IMPORTANCE OF DETECTION IN VARIOUS SITUATIONS Although the workshop focuses on police detection of alcohol and other drugs among drivers, there are many other instances in which we wish to detect alcohol and other drugs: commercial transportation in all forms; non-motor-vehicle pursuits such as recreational boating; industry; medical settings in cases in which it may be necessary to distinguish alcohol intoxication from head injury for treatment purposes; school settings; treatment settings to make sure clients are following treatment regimens; and retail establishments where there are alcohol servers. Detection of alcohol and other drugs in these other realms differs from what is involved in dealing with private motor vehicle drivers.
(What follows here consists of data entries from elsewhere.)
__device__ __forceinline__ void wave_sync() {
    __builtin_amdgcn_fence(__ATOMIC_RELEASE, "wavefront");
    __builtin_amdgcn_wave_barrier();
    __builtin_amdgcn_fence(__ATOMIC_ACQUIRE, "wavefront");
}
typedef __attribute__((address_space(1))) uint32_t glb_u32;
typedef __attribute__((address_space(1))) uint64_t glb_u64;
typedef __attribute__((address_space(3))) uint32_t lds_u32;
typedef __attribute__((address_space(1))) uint16_t glb_u16;
__device__ __forceinline__ uint32_t gload32(const uint32_t* p) { return *(const glb_u32*)p; }
__device__ __forceinline__ void gstore32(uint32_t* p, uint32_t v) { *(glb_u32*)p = v; }
__device__ __forceinline__ uint64_t gload64u(const uint64_t* p) { return *(const glb_u64*)p; }
__device__ __forceinline__ uint32_t gload16(const uint16_t* p) { return (uint32_t)*(const glb_u16*)p; }
__device__ __forceinline__ void gstore16(uint16_t* p, uint32_t v) { *(glb_u16*)p = (uint16_t)v; }
__device__ __forceinline__ uint32_t lload32(const uint32_t* p) { return *(const lds_u32*)p; }
__device__ __forceinline__ void lstore32(uint32_t* p, uint32_t v) { *(lds_u32*)p = v; }
// ... 671 lines not shown
            const uint64_t now = __builtin_readcyclecounter();
            ph[k] += now - tmark;
            tmark = now;
        }
    };

    uint32_t* ghash = s.ghash;
    const uint32_t gbuckets = s.gcap >> 2;
    uint32_t nins_g = 0;
    bool g_open = false, region = false;
    auto claim_region = [&]() -> bool {
        if (region) return true;
        if (s.persist || RS) {
            region = true;
            ghash = s.ghash + (size_t)slot * (VG == 3 ? s.gregion : s.gcap);
            return true;
        }
        uint32_t pslot = 0;
        if (lane == 0) pslot = atomicAdd(s.pool_counter, 1u);
        pslot = rfl(pslot);
        if (pslot >= s.pool_slots) {
            status |= OVF_POOL;
            return false;
        }
        region = true;
        ghash = s.ghash + (size_t)pslot * (VG == 3 ? s.gregion : s.gcap);
        if (onlyfv) heap.g = s.heap_g + (size_t)pslot * s.gstride;
        return true;
    };
    auto hash_home = [&](uint32_t nid) -> uint32_t { return (uint32_t)(((uint64_t)hash_u32(nid) * lhv) >> 32); };
    auto g_empty = [&](uint32_t v) -> bool { return v == VS_EMPTY; };
    const uint32_t qdm = in_vgpr(VG == 3 ? (s.qd >= 32 ? 0xFFFFFFFFu : (1u << s.qd) - 1u) : 0u);
    const uint32_t qxs = in_vgpr((s.qd + 1u) >> 1);
    const uint32_t qk_v = in_vgpr(s.qk), rmask_v = in_vgpr((1u << s.qk) - 1u);
    const uint32_t ovf_lim_v = in_vgpr(s.ocap - s.ocap / 4);
    auto q_fwd = [&](uint32_t id) -> uint32_t {
        uint32_t x = (id * VS_Q16_A) & qdm;
        x ^= x >> qxs;
        x = (x * VS_Q16_B) & qdm;
        x ^= x >> qxs;
        return x;
    };
    auto q_inv = [&](uint32_t x) -> uint32_t {
        x ^= x >> qxs;
        x = (x * VS_Q16_BI) & qdm;
        x ^= x >> qxs;
        return (x * VS_Q16_AI) & qdm;
    };
    auto node_load = [&](uint32_t handle) -> uint32_t {
        if (VG == 3) {
            if (handle < s.gcap) return gload16(reinterpret_cast<const uint16_t*>(ghash) + handle);
            return gload32(ghash + (s.gcap >> 1) + (handle - s.gcap));
        }
        if (handle < lhv) return lload32(lhash + handle);
        return gload32(ghash + (handle - lhv));
    };
    auto node_of = [&](uint32_t handle, uint32_t raw) -> uint32_t {
        if (VG == 3 && handle < s.gcap) return rfl(q_inv(((handle >> 3) << qk_v) | raw));
        return raw;
    };
    auto finish_insert = [&](uint32_t nid, bool act, uint32_t slot, uint32_t old, uint32_t& slot_out) -> bool {
        bool fresh = false;
        if (act) {
            for (;;) {
                if (old == VS_EMPTY) { fresh = true; break; }
                if (old == nid) break;
                slot = slot + 1 == lhv ? 0 : slot + 1;
                old = atomicCAS(&lhash[slot], VS_EMPTY, nid);
            }
            slot_out = slot;
        }
        nins += (uint32_t)__popcll(__ballot(fresh));
        return fresh;
    };
    const bool gmode = lhv == 0;
    auto ghash_home = [&](uint32_t nid) -> uint32_t {
        return (uint32_t)(((uint64_t)hash_u32(nid ^ 0x5bd1e995u) * gbuckets) >> 32) << 2;
    };
    auto bucket_load = [&](uint32_t b0) -> uint4 { return *reinterpret_cast<const uint4*>(ghash + b0); };
    auto bucket_fetch = [&](uint32_t b0, bool& virgin) -> uint4 {
        if (VG) {
            const uint32_t b = b0 >> 2;
            virgin = ((vmap[b >> 5] >> (b & 31u)) & 1u) == 0;
            if (virgin) return make_uint4(VS_EMPTY, VS_EMPTY, VS_EMPTY, VS_EMPTY);
        }
        return bucket_load(b0);
    };
    auto global_insert = [&](uint32_t nid, bool act, uint32_t b0, uint4 v, bool virgin, uint32_t& slot_out) -> bool {
        bool fresh = false, pend = act;
        for (;;) {
            wave_sync();
// ... 59 lines not shown
                t = slot_run(pos);
                if (t) v = *reinterpret_cast<const uint4*>(ghash + (pos & ~3u));
            }
            pre_t = 0;
            if (pend && t == 0) {
                const uint32_t bit = 1u << (pos & 31u);
                if ((atomicOr(&vmap[pos >> 5], bit) & bit) == 0) {
                    ghash[pos] = nid;
                    slot_out = lhv + pos;
                    fresh = true;
                    pend = false;
                } else {
                    pos = pos + 1 == s.gcap ? 0u : pos + 1;
                }
            } else if (pend) {
                const uint32_t hit = ((v.x == nid ? 1u : 0u) | (v.y == nid ? 2u : 0u) | (v.z == nid ? 4u : 0u) | (v.w == nid ? 8u : 0u)) &
                                     (((1u << t) - 1u) << (pos & 3u));
                if (hit) {
                    slot_out = lhv + (pos & ~3u) + (uint32_t)__builtin_ctz(hit);
                    pend = false;
                } else {
                    pos += t;
                    if (pos == s.gcap) pos = 0;
                }
            }
            wave_sync();
            if (!__ballot(pend)) break;
        }
        nins_g += (uint32_t)__popcll(__ballot(fresh));
        return fresh;
    };
    auto b16_occ = [&](uint32_t hb) -> uint32_t { return (vmap[hb >> 2] >> ((hb & 3u) << 3)) & 0xFFu; };
    auto b16_run = [&](uint32_t x) -> uint32_t {
        const uint32_t occ = b16_occ(x >> qk_v);
        const uint32_t rot = ((occ | (occ << 8)) >> (x & 7u)) & 0xFFu;
        return (uint32_t)__builtin_ctz(~rot);
    };
    auto b16_load = [&](uint32_t x) -> uint4 { return *reinterpret_cast<const uint4*>(ghash + ((size_t)(x >> qk_v) << 2)); };
    uint32_t n_ovf = 0;
    auto ovf_insert = [&](uint32_t nid, bool act, uint32_t& slot_out) -> bool {
        uint32_t* const ot = ghash + (s.gcap >> 1);
        uint32_t* const om = vmap + (s.gcap >> 5);
        auto orun = [&](uint32_t pos) -> uint32_t {
            const uint32_t g = pos & ~3u;
            const uint32_t rel = ((om[g >> 5] >> (g & 31u)) & 0xFu) >> (pos & 3u);
            return (uint32_t)__builtin_ctz(~rel);
        };
        bool fresh = false, pend = act;
        uint32_t pos = (uint32_t)(((uint64_t)hash_u32(nid ^ 0x5bd1e995u) * s.ocap) >> 32);
        for (;;) {
            wave_sync();
            uint32_t t = 0;
            uint4 v = make_uint4(0, 0, 0, 0);
            if (pend) {
                t = orun(pos);
                if (t) v = *reinterpret_cast<const uint4*>(ot + (pos & ~3u));
            }
            if (pend && t == 0) {
                const uint32_t bit = 1u << (pos & 31u);
                if ((atomicOr(&om[pos >> 5], bit) & bit) == 0) {
                    ot[pos] = nid;
                    slot_out = lhv + s.gcap + pos;
                    fresh = true;
                    pend = false;
                } else {
                    pos = pos + 1 == s.ocap ? 0u : pos + 1;
                }
            } else if (pend) {
                const uint32_t hit = ((v.x == nid ? 1u : 0u) | (v.y == nid ? 2u : 0u) | (v.z == nid ? 4u : 0u) | (v.w == nid ? 8u : 0u)) &
                                     (((1u << t) - 1u) << (pos & 3u));
                if (hit) {
                    slot_out = lhv + s.gcap + (pos & ~3u) + (uint32_t)__builtin_ctz(hit);
                    pend = false;
                } else {
                    pos += t;
                    if (pos == s.ocap) pos = 0;
                }
            }
            wave_sync();
            if (!__ballot(pend)) break;
        }
        n_ovf += (uint32_t)__popcll(__ballot(fresh));
        return fresh;
    };
    auto b16_insert = [&](uint32_t nid, bool act, uint32_t x, uint4 v, uint32_t pre_t, bool have_pre, uint32_t& slot_out) -> bool {
        uint32_t t = pre_t;
        if (!have_pre) {
            wave_sync();
            t = act ? b16_run(x) : 0u;
            v = make_uint4(0, 0, 0, 0);
            if (t) v = b16_load(x);
        }
        const uint32_t hb = x >> qk_v, r = x & rmask_v, pref = x & 7u;
        const uint32_t rr = r | (r << 16);
        uint32_t one = 0x00010001u;
        asm volatile("" : "+v"(one));
        const uint32_t z = pk_min_u16(v.x ^ rr, one) | (pk_min_u16(v.y ^ rr, one) << 2) | (pk_min_u16(v.z ^ rr, one) << 4) | (pk_min_u16(v.w ^ rr, one) << 6);
        const uint32_t m = ~(z | (z >> 15)) & 0xFFu;
        uint32_t rm = ((1u << t) - 1u) << pref;
        rm = (rm | (rm >> 8)) & 0xFFu;
        const uint32_t hit = act ? (m & rm) : 0u;
        if (hit) slot_out = lhv + (hb << 3) + (uint32_t)__builtin_ctz(hit);
        uint64_t pendm = __ballot(act && hit == 0), freshm = 0, ovfm = 0;
        uint32_t t2 = t;
        while (pendm) {
            wave_sync();
            const uint32_t idx = (hb << 3) + ((pref + t2) & 7u);
            const uint32_t bit = 1u << (idx & 31u);
            const bool mine = lane_of(pendm);
            uint32_t old = 0xFFFFFFFFu;
            if (mine && t2 < 8u) old = atomicOr(&vmap[idx >> 5], bit);
            const bool won = (old & bit) == 0;
            if (won) {
                gstore16(reinterpret_cast<uint16_t*>(ghash) + idx, r);
                slot_out = lhv + idx;
            }
            const uint64_t wonm = __ballot(won), fullm = __ballot(mine && t2 >= 8u);
            freshm |= wonm;
            ovfm |= fullm;
            pendm &= ~(wonm | fullm);
            wave_sync();
            if (!pendm) break;
            const uint32_t occ = b16_occ(hb);
            t2 = (uint32_t)__builtin_ctz(~(((occ | (occ << 8)) >> pref) & 0xFFu));
        }
        bool fresh = lane_of(freshm);
// ... 433 lines not shown
            rs[RSF_NEXT] = st_next;
            rs[RSF_ENDED] = ended ? 1u : 0u;
        }
    }
    if (status == 0) {
        for (uint32_t i = emitted + lane; i < s.M; i += WAVE) {
            s.out_ids[(size_t)q * s.M + i] = VS_INVALID_NODE;
            s.out_ham[(size_t)q * s.M + i] = 0xFFFFFFFFu;
        }
    }
    if (lane == 0) {
        if (onlyfv && s.fb_flag) s.fb_flag[q] = 1;
        s.status[q] = status;
        s.out_cnt[q] = status ? 0 : emitted;
        if (status == 0) {
            uint32_t* st = s.stats + (size_t)q * ST_N;
            st[ST_VISITS] = st_visits;
            st[ST_CAND] = st_cand;
            st[ST_DQ] = st_cand;
            st[ST_READS] = st_pops + st_visits + nins + nins_g;
            st[ST_NEXT] = st_next;
            st[ST_GSPILL] = hmax;
            st[ST_INVIS] = st_invis;
            st[7] = nins + nins_g;
        }
        if (TIMING && s.phase) {
            lap(6);
            for (int k = 0; k < 8; ++k) s.phase[(size_t)q * 8 + k] = ph[k];
        }
        if (s.timeline) s.timeline[2 * (size_t)q + 1] = wall_clock64();
    }
}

For example, in some cases mandatory testing is involved on a random basis or prior to performing the activity. As the result of the 1991 Omnibus Transportation Employee Testing Act, every driver of a large bus or truck, or anyone who is transporting people commercially, is subject to random alcohol and drug tests. Also, individuals attending drug and alcohol treatment programs, often as the result of a DWI conviction, are subject to testing at the discretion of the counselor. For alcohol servers in retail establishments, the issue is usually not whether patrons have been drinking, but whether servers should continue to serve them drinks. The situation most analogous to the detection of alcohol and drugs on the highway is the detection of impaired boat operators. In most states, the laws governing drinking and operating boats are the same ones governing driving motor vehicles on the road, and detection of boat operators with illegal BACs by necessity follows similar paths to that for operators of motor vehicles. For example, marine police might stop boats that are being operated in a risky manner, such as powerboats being operated at high speeds at night. They also might examine more closely operators who have been involved in a mishap. However, until recently there has been little effort

to systematically deter this population from drinking. Research now is under way to try to understand the magnitude of the problem and to develop field sobriety tests more suited to on-board administration.

DETECTION ON THE HIGHWAY

The detection process on the highway involves two stages: accurately detecting alcohol or other drugs and establishing the basis for criminal prosecution. That is, even though a police officer may successfully detect illegal use of alcohol or other drugs, there are detection-related issues that may hinder the application of sanctions. The workshop addresses both of these issues and emphasizes that detection and follow-up processes must be done in the context of maintaining the legal and constitutional rights of individuals. Notably, the U.S. Constitution prohibits some detection techniques used advantageously in other countries.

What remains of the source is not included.